# 1960's era fiberglass insulation R value?



## hybrid guy (Jun 17, 2009)

I have a ranch style home built around '60 to '63, no one seems to know for sure. I am replacing the paneling in my living room, and behind it is a layer of plastic sheeting and 3" foil backed fiberglass insulation in the walls. It is Owens Corning brand, 3" thick. It has printing on it that says "THICK F1S 3 INCH", but nothing that states the R-value. I can't seem to find any info on the web about this product. I am replacing it with spray-in closed cell foam, but I am curious to know how much R-value I have, so that I know how much I am increasing it?

Thanks.


----------



## Just Bill (Dec 21, 2008)

60's insulation was R13, I think, and that was the good stuff. Most was less than that. You could heat a house all winter for a few pennies, times change.


----------



## Maintenance 6 (Feb 26, 2008)

That was installed before "R" values were a big deal. It's likely to be about the same R value per inch that fiberglass is today. About 3.1 per inch (+ -). If you are leaving it, don't insulate in front of the foil. The foil is the vapor retarder and needs to be on the warm in winter side of the insulation mass. By the way, foil is probably the best vapor retarder you can get. It has a permiability rating of near zero.


----------



## hybrid guy (Jun 17, 2009)

Just Bill said:


> 60's insulation was R13, I think, and that was the good stuff. Most was less than that. You could heat a house all winter for a few pennies, times change.


Thanks for that info. I agree, that energy costs aren't what they used to be. And, this house was built to be an all electric home. Very strange for the early 60's... I was shocked when I found out the outside door in the living room was HOLLOW! I replaced that right away. 
Luckily I have an excellent chimney (and fireplace) in the middle of the building, and I have my stoker coal stove in the basement as my primary heating source. (Love that Pennsylvania coal!!) I just need to update everything (windows, doors, insulation, etc) to tighten it up, so that next winter I don't burn 5 tons of coal like I did in '08 to '09.


----------



## hybrid guy (Jun 17, 2009)

Maintenance 6 said:


> That was installed before "R" values were a big deal. It's likely to be about the same R value per inch that fiberglass is today. About 3.1 per inch (+ -). If you are leaving it, don't insulate in front of the foil. The foil is the vapor retarder and needs to be on the warm in winter side of the insulation mass. By the way, foil is probably the best vapor retarder you can get. It has a permiability rating of near zero.


My plan is to remove the old aluminum siding, then the homasote backer, peel off the fiberglass (leaving the foil), spray my foam filling the 3" cavity, replace the Homasote, install new windows and reside with fiber cement siding. I have already done one ~26' section of wall, but that wall was completely stripped and the framing changed to put in a patio door. The rest of the house has good drywall on the inside, and I don't want to destroy it. My experience with the spray foam is, you want to do it from the outside. Otherwise you'll end up with foam overspray on everything...

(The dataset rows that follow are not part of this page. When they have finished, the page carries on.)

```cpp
struct AaSpan {
  int lo, n;
  float center, invscale, total;
};
__device__ __forceinline__ AaSpan aa_span(int o, float scale, int in_size) {
  AaSpan s;
  const float support = scale >= 1.0f ? scale : 1.0f;
  s.invscale = scale >= 1.0f ? 1.0f / scale : 1.0f;
  s.center = scale * ((float)o + 0.5f);
  s.lo = max((int)(s.center - support + 0.5f), 0);
  s.n = min((int)(s.center + support + 0.5f), in_size) - s.lo;
  float tot = 0.f;
  for (int j = 0; j < s.n; ++j) tot += fmaxf(0.f, 1.0f - fabsf(((float)(j + s.lo) - s.center + 0.5f) * s.invscale));
  s.total = tot;
  return s;
}
__device__ __forceinline__ float aa_w(const AaSpan& s, int j) {
  const float w = fmaxf(0.f, 1.0f - fabsf(((float)(j + s.lo) - s.center + 0.5f) * s.invscale));
  return s.total != 0.f ? w / s.total : w;
}

__global__ __launch_bounds__(256) void resize_aa_kernel(const float* __restrict__ in, int h, int w, float* __restrict__ out, int H,
                                                        int W, float sh, float sw) {
  const int c = blockIdx.y;
  const long long i = (long long)blockIdx.x * 256 + threadIdx.x;
  if (i >= (long long)H * W) return;
  const int Y = (int)(i / W), X = (int)(i % W);
  const AaSpan ys = aa_span(Y, sh, h), xs = aa_span(X, sw, w);
  const float* src = in + (long long)c * h * w;
  float acc = 0.f;
  for (int a = 0; a < ys.n; ++a) {
    const float* row = src + (long long)(ys.lo + a) * w + xs.lo;
    float r = 0.f;
    for (int b = 0; b < xs.n; ++b) r += aa_w(xs, b) * row[b];
    acc += aa_w(ys, a) * r;
  }
  out[(long long)c * H * W + i] = acc;
}

struct GemPlan {
  float *X, *Xg, *H, *QKV, *F, *N3, *N3s, *X1, *norms, *t;
  int nb;
};

bool carve(HglArena& ar, const HglClipVisionW* w, int nb, GemPlan& p) {
  const size_t S = (size_t)w->grid * w->grid + 1, D = w->width;
  const size_t act = (size_t)nb * S * D;
  p.nb = nb;
  p.X = ar.take<float>(act);
  p.Xg = ar.take<float>(act);
  p.H = ar.take<float>(act);
  p.QKV = ar.take<float>(3 * act);
  const size_t cols = (size_t)nb * (S - 1) * 3 * w->patch * w->patch;
  p.F = ar.take<float>(4 * act > cols ? 4 * act : cols);
  p.N3 = ar.take<float>(3 * act);
  p.N3s = ar.take<float>(3 * act);
  p.X1 = ar.take<float>(3 * act);
  p.norms = ar.take<float>((size_t)nb * S);
  p.t = ar.take<float>(64);
  return ar.ok();
}

int normalize_heads(const float* src, long long set_stride, int ld, int rows, int S, int heads, int hd, const GemPlan& p,
                    hipStream_t st) {
  const long long items = 3LL * rows * heads;
  hipLaunchKernelGGL(normalize_heads_kernel, dim3((unsigned)((items + 15) / 16)), dim3(256), 0, st, src, set_stride, ld, rows, S,
                     heads, hd, p.t, p.N3, p.N3s);
  return hgl_check_launch("gem_normalize_heads");
}

int gem_block(const HglResBlockW& w, const GemPlan& p, int S, int D, int heads, int ss_iter, float ss_temp, bool need_ori,
              hipStream_t st) {
  const int hd = D / heads, nb = p.nb, M = nb * S;
  const float scale = 1.0f / sqrtf((float)hd);
  const long long SD = (long long)S * D, MD = (long long)M * D;
  const HglBlockBufs bf{p.H, p.QKV, p.F};
  const HglClipBlockRoute r = hgl_clip_block_route(w, bf, nb, S, D, heads, HGL_MASK_NONE, need_ori ? HGL_BLOCK_FP32_QKV : HGL_BLOCK_QKV_ONLY);
  const bool x3 = r.x3;
  HGL_TRY(hgl_clip_block_qkv(w, r, p.X, M, D, bf, st));
  if (ss_temp > 0.f) {
    hipLaunchKernelGGL(set_scalar_kernel, dim3(1), dim3(64), 0, st, p.t, ss_temp, nb);
  } else {
    if (x3)
      hipLaunchKernelGGL(row_norm_split_kernel, dim3((M + 3) / 4), dim3(256), 0, st, (const _Float16*)p.H,
                         hgl_split_terms() == 1 ? nullptr : (const _Float16*)p.H + MD, M, D, p.norms);
    else
      hipLaunchKernelGGL(row_norm_kernel, dim3((M + 3) / 4), dim3(256), 0, st, p.H, M, D, p.norms);
    hipLaunchKernelGGL(temp_kernel, dim3(nb), dim3(256), 0, st, p.norms, S, scale, p.t);
  }
  HGL_TRY(hgl_check_launch("gem_temperature"));
  const float* V = p.QKV + 2 * D;
  HGL_TRY(normalize_heads(V, -(long long)D, 3 * D, M, S, heads, hd, p, st));
  HglAttn at;
  at.B = 3 * nb, at.H = heads, at.Sq = S, at.Sk = S, at.hd = hd, at.scale = 1.0f;
  at.q = p.N3s, at.k = p.N3, at.v = p.N3, at.out = p.X1;
  at.ldq = at.ldk = at.ldv = at.ldo = D;
  at.sqb = at.skb = at.svb = at.sob = SD;
  for (int it = 0; it < ss_iter; ++it) {
    HGL_TRY(hgl_launch_attention(at, st));
    HGL_TRY(normalize_heads(p.X1, MD, D, M, S, heads, hd, p, st));
  }
  at.v = V, at.ldv = 3 * D;
  if (nb == 1) {
    at.svb = 0;
    HGL_TRY(hgl_launch_attention(at, st));
  } else {
    at.B = nb, at.svb = 3 * SD;
    for (int set = 0; set < 3; ++set) {
      at.q = p.N3s + set * MD, at.k = p.N3 + set * MD, at.out = p.X1 + set * MD;
      HGL_TRY(hgl_launch_attention(at, st));
    }
  }
  if (x3) {
    _Float16* Mh = (_Float16*)p.N3;
    _Float16* Ml = Mh + MD;
    hipLaunchKernelGGL(mean3_split_kernel, dim3((unsigned)((MD + 255) / 256)), dim3(256), 0, st, p.X1, MD, MD, Mh,
                       hgl_split_terms() == 1 ? nullptr : Ml);
    HGL_TRY(hgl_check_launch("gem_mean3"));
    HGL_TRY(hgl_launch_gemm(hgl_gemm_planes(Mh, Ml, w.out_proj_w, w.out_proj_b, p.Xg, M, D, D, HGL_ACT_NONE, p.Xg), st));
  } else {
    hipLaunchKernelGGL(mean3_kernel, dim3((unsigned)((MD + 255) / 256)), dim3(256), 0, st, p.X1, MD, MD, p.N3);
    HGL_TRY(hgl_check_launch("gem_mean3"));
    HGL_TRY(hgl_launch_gemm(hgl_gemm_linear(p.N3, w.out_proj_w, w.out_proj_b, p.Xg, M, D, D, HGL_ACT_NONE, p.Xg), st));
  }
  if (!need_ori) return HGL_OK;
  return hgl_clip_block_rest(w, r, p.X, nb, S, D, heads, bf, HGL_MASK_NONE, nullptr, 0, 0, st);
}

bool valid_vision(const HglClipVisionW* w) {
  return w && w->width > 0 && w->layers > 0 && w->heads > 0 && w->patch > 0 && w->grid > 0 && w->embed > 0 &&
         w->width % w->heads == 0 && (w->width & 3) == 0 && (w->embed & 3) == 0 && w->conv1_w && w->class_embedding &&
         w->positional_embedding && w->ln_pre_w && w->ln_pre_b && w->blocks && w->ln_post_w && w->ln_post_b && w->proj_t;
}

}

extern "C" {

size_t hgl_gem_batch_workspace_bytes(const HglClipVisionW* w, int nb) {
  if (!valid_vision(w) || nb < 1) return 0;
  HglArena ar(nullptr, 0);
  GemPlan p;
  carve(ar, w, nb, p);
  return ar.off;
}

size_t hgl_gem_workspace_bytes(const HglClipVisionW* w) { return hgl_gem_batch_workspace_bytes(w, 1); }

int hgl_gem_image_features_batch(const HglClipVisionW* w, const float* imgs, int nb, int gem_blocks, int ss_attn_iter,
                                 float ss_attn_temp, float* feat_gem, float* feat_ori, void* workspace, size_t workspace_bytes,
                                 void* stream) {
  HGL_TRY(hgl_require_device());
  HGL_REQUIRE(valid_vision(w), "gem_image_features: invalid weight struct");
  HGL_REQUIRE(imgs && feat_gem && nb >= 1 && nb <= 64, "gem_image_features: bad arguments (nb %d)", nb);
  HGL_REQUIRE(gem_blocks >= 0 && gem_blocks <= w->layers, "gem_image_features: gem_blocks %d outside 0..%d", gem_blocks, w->layers);
  HGL_REQUIRE(ss_attn_iter >= 0 && ss_attn_iter <= 16, "gem_image_features: bad ss_attn_iter %d", ss_attn_iter);
  HglArena ar(workspace, workspace_bytes);
  GemPlan p;
  if (!workspace || !carve(ar, w, nb, p)) {
    hgl_set_error("gem_image_features: workspace too small (%zu bytes given)", workspace_bytes);
    return HGL_EWORKSPACE;
  }
  hipStream_t st = (hipStream_t)stream;
  const int D = w->width, S = w->grid * w->grid + 1, heads = w->heads, E = w->embed, M = nb * S;
  HglBlockBufs bf{p.H, p.QKV, p.F};
  HGL_TRY(hgl_clip_embed_images(w, imgs, nb, p.X, p.F, p.QKV, st));
  const int first_gem = w->layers - gem_blocks;
  for (int l = 0; l < first_gem; ++l)
    HGL_TRY(hgl_clip_run_block(w->blocks[l], p.X, nb, S, D, heads, bf, HGL_MASK_NONE, nullptr, 0, 0, st));
  const float* gem_stream = p.X;
  if (gem_blocks > 0) {
    (void)hipMemcpyAsync(p.Xg, p.X, sizeof(float) * (size_t)M * D, hipMemcpyDeviceToDevice, st);
    gem_stream = p.Xg;
    for (int l = first_gem; l < w->layers; ++l) {
      const bool need_ori = l + 1 < w->layers || feat_ori != nullptr;
      HGL_TRY(gem_block(w->blocks[l], p, S, D, heads, ss_attn_iter, ss_attn_temp, need_ori, st));
    }
  }
  HGL_TRY(hgl_launch_layernorm(gem_stream, w->ln_post_w, w->ln_post_b, p.H, M, D, 1e-5f, st));
  HGL_TRY(hgl_launch_gemm(hgl_gemm_linear(p.H, w->proj_t, nullptr, feat_gem, M, E, D), st));
  if (feat_ori) {
    HGL_TRY(hgl_launch_layernorm(p.X, w->ln_post_w, w->ln_post_b, p.H, M, D, 1e-5f, st));
    HGL_TRY(hgl_launch_gemm(hgl_gemm_linear(p.H, w->proj_t, nullptr, feat_ori, M, E, D), st));
  }
  return HGL_OK;
}

int hgl_gem_image_features(const HglClipVisionW* w, const float* img, int gem_blocks, int ss_attn_iter, float ss_attn_temp,
                           float* feat_gem, float* feat_ori, void* workspace, size_t workspace_bytes, void* stream) {
  return hgl_gem_image_features_batch(w, img, 1, gem_blocks, ss_attn_iter, ss_attn_temp, feat_gem, feat_ori, workspace,
                                      workspace_bytes, stream);
}

size_t hgl_gem_heatmap_workspace_bytes(int grid, int T, int res) {
  if (grid <= 0 || T <= 0 || res <= 0) return 0;
  const size_t nblk = ((size_t)res * res + 255) / 256;
  return hgl_align_up((size_t)T * grid * grid * sizeof(float), 256) + hgl_align_up((size_t)T * nblk * 2 * sizeof(float), 256);
}

int hgl_gem_heatmap(const float* feat, int grid, int E, const float* text, int T, int res, int normalize, float* heat,
                    void* workspace, size_t workspace_bytes, void* stream) {
  HGL_TRY(hgl_require_device());
  HGL_REQUIRE(feat && text && heat, "gem_heatmap: null operand");
  HGL_REQUIRE(grid > 0 && E > 0 && T > 0 && T <= 65535 && res > 0, "gem_heatmap: bad shape (grid %d, E %d, T %d, res %d)", grid, E, T, res);
  if (!workspace || workspace_bytes < hgl_gem_heatmap_workspace_bytes(grid, T, res)) {
    hgl_set_error("gem_heatmap: workspace too small (%zu bytes given)", workspace_bytes);
    return HGL_EWORKSPACE;
  }
  hipStream_t st = (hipStream_t)stream;
  const int P = grid * grid;
  float* logits = (float*)workspace;
  float* part = (float*)((char*)workspace + hgl_align_up((size_t)T * P * sizeof(float), 256));
  const long long items = (long long)P * T;
  hipLaunchKernelGGL(gem_logits_kernel, dim3((unsigned)((items + 3) / 4)), dim3(256), 0, st, feat, text, P, E, T, logits);
  HGL_TRY(hgl_check_launch("gem_logits"));
  const int nblk = (res * res + 255) / 256;
  hipLaunchKernelGGL(upsample_minmax_kernel, dim3(nblk, T), dim3(256), 0, st, logits, grid, res, (float)grid / (float)res, heat,
                     part);
  HGL_TRY(hgl_check_launch("gem_upsample"));
  if (normalize) {
    hipLaunchKernelGGL(minmax_apply_kernel, dim3(nblk, T), dim3(256), 0, st, heat, res * res, part, nblk);
    HGL_TRY(hgl_check_launch("gem_minmax"));
  }
  return HGL_OK;
}

int hgl_resize_bilinear(const float* in, int C, int h, int w, float* out, int H, int W, void* stream) {
  HGL_TRY(hgl_require_device());
  HGL_REQUIRE(in && out, "resize_bilinear: null operand");
  HGL_REQUIRE(C > 0 && C <= 65535 && h > 0 && w > 0 && H > 0 && W > 0, "resize_bilinear: bad shape");
  hipLaunchKernelGGL(resize_bilinear_kernel, dim3((unsigned)(((long long)H * W + 255) / 256), (unsigned)C), dim3(256), 0,
                     (hipStream_t)stream, in, h, w, out, H, W, (float)h / (float)H, (float)w / (float)W);
// ... 15 lines not shown
```

### hybridgl_amd/csrc/gemm_f16x3.hip

```cpp
#include "hgl_common.h"
#include <math.h>
#include <stdlib.h>
#include <string.h>
#include <mutex>
#include <type_traits>
#include <unordered_map>

typedef _Float16 f16x8 __attribute__((ext_vector_type(8)));
typedef _Float16 f16x4 __attribute__((ext_vector_type(4)));
typedef unsigned u32x4 __attribute__((ext_vector_type(4)));

namespace {

constexpr int BM = 128, BN = 128;
constexpr int NTHREADS = 256;

struct SplitW {
  const _Float16 *hi, *lo;
  int scale_log2;
  int N, K;
  bool lo_zero;
};
std::unordered_map<const void*, SplitW> g_split;
std::mutex g_split_mu;
// ... 598 lines not shown
    }
    if (!more) break;
    prev_full = (done.row0 + TBM <= g.M) && (done.col0 + TBN <= g.N) && g.ksplit <= 1;
  }
  hgl_split_commit(amax);
}

struct SkinnyArgs {
  const float* A;
  const _Float16 *Wh, *Wl;
  const float *bias, *R;
  float* C;
  int M, N, K, lda, ldr, ldc;
  float out_scale;
};

template <int ACT, int NT>
__global__ __launch_bounds__(256) void gemm_x3_skinny_kernel(SkinnyArgs g) {
  __shared__ float red[3][16][64];
  const int t = threadIdx.x, lane = t & 63, wave = t >> 6;
  const int r = lane & 31, h = lane >> 5;
  const int row0 = blockIdx.y * 32, col0 = blockIdx.x * 32;
  const float* ap = g.A + (long long)min(row0 + r, g.M - 1) * g.lda + 8 * h;
  const long long wo = (long long)min(col0 + r, g.N - 1) * g.K + 8 * h;
  const _Float16 *whp = g.Wh + wo, *wlp = g.Wl + wo;
  f32x16 acc;
#pragma unroll
  for (int e = 0; e < 16; ++e) acc[e] = 0.f;
  const int nks = g.K >> 4;
  float amax = 0.f;
  auto step = [&](const f32x4 a0, const f32x4 a1, const f16x8 wh, const f16x8 wl) {
    f16x8 ah, al;
#pragma unroll
    for (int e = 0; e < 4; ++e) {
      _Float16 h0, l0, h1, l1;
      hgl_split_hi_lo(a0[e], h0, l0, amax);
      hgl_split_hi_lo(a1[e], h1, l1, amax);
      ah[e] = h0; ah[4 + e] = h1;
      al[e] = l0; al[4 + e] = l1;
    }
    if constexpr (NT != 1) {
      acc = __builtin_amdgcn_mfma_f32_32x32x16_f16(al, wh, acc, 0, 0, 0);
      acc = __builtin_amdgcn_mfma_f32_32x32x16_f16(ah, wl, acc, 0, 0, 0);
    }
    acc = __builtin_amdgcn_mfma_f32_32x32x16_f16(ah, wh, acc, 0, 0, 0);
  };
  int ks = wave;
  for (; ks + 12 < nks; ks += 16) {
    f32x4 a0[4], a1[4];
    f16x8 wh[4], wl[4];
#pragma unroll
    for (int u = 0; u < 4; ++u) {
      const int k = 16 * (ks + 4 * u);
      a0[u] = *(const f32x4*)(ap + k); a1[u] = *(const f32x4*)(ap + k + 4);
      wh[u] = *(const f16x8*)(whp + k);
      if constexpr (NT != 1) wl[u] = *(const f16x8*)(wlp + k);
    }
#pragma unroll
    for (int u = 0; u < 4; ++u) step(a0[u], a1[u], wh[u], wl[u]);
  }
  for (; ks < nks; ks += 4) {
    const int k = 16 * ks;
    const f16x8 w1 = *(const f16x8*)(whp + k);
    f16x8 w2 = w1;
    if constexpr (NT != 1) w2 = *(const f16x8*)(wlp + k);
    step(*(const f32x4*)(ap + k), *(const f32x4*)(ap + k + 4), w1, w2);
  }
  hgl_split_commit(amax);
  if (wave > 0) {
#pragma unroll
    for (int e = 0; e < 16; ++e) red[wave - 1][e][lane] = acc[e];
  }
  __syncthreads();
  if (wave > 0) return;
#pragma unroll
  for (int e = 0; e < 16; ++e) acc[e] = ((acc[e] + red[0][e][lane]) + red[1][e][lane]) + red[2][e][lane];
  const int col = col0 + r;
  if (col >= g.N) return;
  const float bv = g.bias ? g.bias[col] : 0.0f;
  float rv[16];
#pragma unroll
  for (int e = 0; e < 16; ++e) rv[e] = 0.f;
  if (g.R) {
#pragma unroll
    for (int e = 0; e < 16; ++e) rv[e] = g.R[(long long)min(row0 + (e & 3) + 8 * (e >> 2) + 4 * h, g.M - 1) * g.ldr + col];
  }
#pragma unroll
  for (int e = 0; e < 16; ++e) {
    const int row = row0 + (e & 3) + 8 * (e >> 2) + 4 * h;
    if (row < g.M) g.C[(long long)row * g.ldc + col] = act_apply<ACT>(acc[e] * g.out_scale + bv) + rv[e];
  }
}

template <int ACT>
__global__ __launch_bounds__(256) void splitk_reduce_kernel(const float* __restrict__ part, int ksplit, long long MN4, int N4,
                                                            const float* __restrict__ bias, const float* __restrict__ R,
                                                            int ldr4, float* __restrict__ C, int ldc4,
                                                            const int* __restrict__ cmap) {
  for (long long i = blockIdx.x * 256ll + threadIdx.x; i < MN4; i += (long long)gridDim.x * 256) {
    long long row = i / N4;
    const int c = (int)(i - row * N4);
    if (cmap) row = cmap[row];
    f32x4 v = ((const f32x4*)part)[i];
    for (int s2 = 1; s2 < ksplit; ++s2) {
      const f32x4 w = ((const f32x4*)part)[(long long)s2 * MN4 + i];
#pragma unroll
      for (int e = 0; e < 4; ++e) v[e] += w[e];
    }
    const f32x4 b = bias ? ((const f32x4*)bias)[c] : f32x4{0.f, 0.f, 0.f, 0.f};
    f32x4 rr = f32x4{0.f, 0.f, 0.f, 0.f};
    if (R) rr = ((const f32x4*)R)[row * ldr4 + c];
    f32x4 o;
#pragma unroll
    for (int e = 0; e < 4; ++e) o[e] = act_apply<ACT>(v[e] + b[e]) + rr[e];
    ((f32x4*)C)[row * ldc4 + c] = o;
  }
}
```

I am looking into buying/renting a 16" QuickPlane. 
Anyone have one for rent, or a used one for sale?


----------



## Ron6519 (Mar 28, 2007)

Are you saying, you put the homasote back on? What was used as a shear wall, just diagonal bracing?
I would have switched over to plywood.
Ron


----------



## Scuba_Dave (Jan 16, 2009)

I had foil insulation (late 50's) & it was R-7
I have also seen R-11 & R-13 that looked the same


----------



## Gary in WA (Mar 11, 2009)

Look on the electric panel door, inside, for the inspection date. Check your attic insulation, venting and air leaks from living space. That's a lot of coal. Spray your rim joists at exterior, if basement is unfinished while using the foam. Be safe, G


----------



## hybrid guy (Jun 17, 2009)

GBAR in WA said:


> Look on the electric panel door, inside, for the inspection date. Check your attic insulation, venting and air leaks from living space. That's a lot of coal. Spray your rim joists at exterior, if basement is unfinished while using the foam. Be safe, G


I looked at the inspection sticker on the inside of the electrical box door. It has a name, but no date. 

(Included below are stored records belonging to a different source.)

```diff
@@ -2944,7 +2900,7 @@
     for (uint32_t g = gq0; g < gq1; g += gqs) {
       uint64_t kmin, m;
       const bool lastg = g + gqs >= gq1;
-      exec_group<false, kApp, kBig>(S, g, ws, we, ks, X, &kmin, &m, [&](uint64_t k, uint64_t n, uint64_t od) {
+      exec_group<false, kApp, kBig, false, kDiag>(S, g, ws, we, ks, X, &kmin, &m, [&](uint64_t k, uint64_t n, uint64_t od) {
         kall = k < kall ? k : kall;
         mall = n < mall ? n : mall;
         oall += od;
@@ -3055,6 +3011,17 @@
       if (threadIdx.x == 0) st_sys(&S.ctrl_mirror[NW], (uint64_t)epoch);
     }
   }
+}
+
+template <uint32_t kApp, bool kBig>
+__global__ __launch_bounds__(64, 2) void k_rounds(const DevSim* __restrict__ Sg, uint32_t max_rounds, uint32_t epoch,
+                                                  uint32_t res_base) {
+  rounds_body<kApp, kBig, false>(Sg, max_rounds, epoch, res_base);
+}
+template <uint32_t kApp, bool kBig>
+__global__ __launch_bounds__(64, 2) void k_rounds_diag(const DevSim* __restrict__ Sg, uint32_t max_rounds,
+                                                       uint32_t epoch, uint32_t res_base) {
+  rounds_body<kApp, kBig, true>(Sg, max_rounds, epoch, res_base);
 }
 
 constexpr uint32_t XR_MAX = 8;
@@ -3923,8 +3890,14 @@
 const void* execute_fn(uint32_t kind, bool trace) {
   return trace ? execute_fn_t<true>(kind) : execute_fn_t<false>(kind);
 }
+bool rounds_diag() { return getenv("SGN_STAMPS") != nullptr; }
 template <bool kBig>
 const void* rounds_fn_t(uint32_t kind) {
+  if (rounds_diag()) {
+    if (kind == SGN_TRAFFIC_TGEN) return (const void*)k_rounds_diag<SGN_TRAFFIC_TGEN, kBig>;
+    if (kind == SGN_TRAFFIC_EXTERNAL) return (const void*)k_rounds_diag<SGN_TRAFFIC_EXTERNAL, kBig>;
+    return (const void*)k_rounds_diag<SGN_TRAFFIC_PERIODIC, kBig>;
+  }
   if (kind == SGN_TRAFFIC_TGEN) return (const void*)k_rounds<SGN_TRAFFIC_TGEN, kBig>;
   if (kind == SGN_TRAFFIC_EXTERNAL) return (const void*)k_rounds<SGN_TRAFFIC_EXTERNAL, kBig>;
   return (const void*)k_rounds<SGN_TRAFFIC_PERIODIC, kBig>;
@@ -3958,6 +3931,15 @@
   const DevSim* d = (const DevSim*)ctx->d_S;
   const uint32_t ep = ++ctx->res_epoch, base = ctx->res_base;
   ctx->res_base += ctx->persist_grid;
+  if (ctx->S.stamps) {
+    if (k == SGN_TRAFFIC_TGEN)
+      hipLaunchKernelGGL((k_rounds_diag<SGN_TRAFFIC_TGEN, kBig>), grid, block, lds, ctx->stream, d, n, ep, base);
+    else if (k == SGN_TRAFFIC_EXTERNAL)
+      hipLaunchKernelGGL((k_rounds_diag<SGN_TRAFFIC_EXTERNAL, kBig>), grid, block, lds, ctx->stream, d, n, ep, base);
+    else
+      hipLaunchKernelGGL((k_rounds_diag<SGN_TRAFFIC_PERIODIC, kBig>), grid, block, lds, ctx->stream, d, n, ep, base);
+    return;
+  }
   if (k == SGN_TRAFFIC_TGEN)
     hipLaunchKernelGGL((k_rounds<SGN_TRAFFIC_TGEN, kBig>), grid, block, lds, ctx->stream, d, n, ep, base);
   else if (k == SGN_TRAFFIC_EXTERNAL)
@@ -4265,6 +4247,7 @@
   S.cq_next = (decltype(S.cq_next))nn;
   S.cq_free = (decltype(S.cq_free))nf;
   S.cq_pages = (uint32_t)P2;
+  S.div_cq.init(P2);
   ctx->codel_allocs_before += c.pg_alloc;
   c.pg_alloc = 0;
   c.pg_tail = c.pg_avail = nfree;
@@ -4802,6 +4785,7 @@
     const uint64_t pages = std::max<uint64_t>((uint64_t)nH + 64, ((uint64_t)nH * cfg->codel_cap + CQ_PAGE - 1) / CQ_PAGE);
     if (pages >= (1ULL << 28)) return set_error(ctx, SGN_EINVAL, "codel_cap: CoDel page pool above 2^28 pages");
     S.cq_pages = (uint32_t)pages;
+    S.div_cq.init(pages);
   }
   S.trace_on = ctx->trace_cap > 0;
   S.tkind = tr->kind;
diff --git a/shadow-gen_amd/csrc/sgn_internal.h b/shadow-gen_amd/csrc/sgn_internal.h
--- a/shadow-gen_amd/csrc/sgn_internal.h
+++ b/shadow-gen_amd/csrc/sgn_internal.h
@@ -216,6 +216,35 @@
     return q >> shift;
   }
 };
+
+
+__host__ __device__ __forceinline__ uint64_t umod64(const UDiv64& d, uint64_t x, uint64_t n) {
+  return x - d.div(x) * n;
+}
+
+constexpr uint64_t TB_WIRE_MAX = 65535u + 44u;
+
+__host__ __device__ __forceinline__ uint64_t tb_refills(uint64_t req, uint64_t inc) {
+  if (inc >> 32) return 1;
+  const uint32_t r32 = (uint32_t)req, i32 = (uint32_t)inc;
+  const uint32_t q = r32 / i32;
+  return (uint64_t)q + (r32 - q * i32 ? 1 : 0);
+}
+
+__host__ __device__ __forceinline__ uint64_t tb_quot(uint64_t bal, uint64_t dec) {
+  if ((bal >> 32) == 0) return (uint32_t)bal / (uint32_t)dec;
+  uint64_t q = (uint64_t)((double)bal / (double)dec);
+  if (q * dec > bal)
+    q--;
+  else if (bal - q * dec >= dec)
+    q++;
+  return q;
+}
+
+__host__ __device__ __forceinline__ uint32_t tb_conforming(uint64_t bal, uint64_t dec, uint32_t n) {
+  if (bal >= (uint64_t)n * dec) return n;
+  return (uint32_t)tb_quot(bal, dec);
+}
 
 struct DevSim {
   uint32_t n_all, lo, nH, U;
@@ -288,6 +317,7 @@
   uint64_t BW;
   UDiv64 bw_div;
   UDiv64 div_n, div_1000, div_ns;
+  UDiv64 div_cq;
   SGN_GLB uint64_t* stamps;
   SGN_GLB uint64_t* rdbg;
   uint32_t n_ranks;
diff --git a/shadow-gen_amd/csrc/snapshot.hip b/shadow-gen_amd/csrc/snapshot.hip
--- a/shadow-gen_amd/csrc/snapshot.hip
+++ b/shadow-gen_amd/csrc/snapshot.hip
@@ -440,6 +440,7 @@
     S.cq_next = (decltype(S.cq_next))n_next;
     S.cq_free = (decltype(S.cq_free))n_free;
     S.cq_pages = Z.cq_pages;
+    S.div_cq.init(Z.cq_pages);
   }
   if (spill_re) {
     dev_free(ctx, (void*)S.spill, S.spill_cap * sizeof(EvRec));
```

I added R-30 fiberglass to half the attic, and I only heated that half of the first floor last winter. The cellar is a big loser of heat. I am replacing the old steel hopper windows with insulated vinyl double pane hoppers, I'm foaming the rim joist and the walls with at least 2" of foam also.

I agree, I burned alot of coal for a house this size (and I only heated half of it at that!). That's too much waste for a single guy living by himself.

The plan is that next winter this place will be much more energy efficient.
Thanks for the help and advice..


----------



## hybrid guy (Jun 17, 2009)

Ron6519 said:


> Are you saying, you put the homasote back on? What was used as a shear wall, just diagonal bracing?
> I would have switched over to plywood.
> Ron


Great point! I never thought about that. There isn't any diagonal bracing. But now that the wall cavities will be filled with foam, I'm not worried about it wracking. I'd also add that none of the drywall in this house has ANY cracks in it. So, they must have done something right, or were very lucky?


----------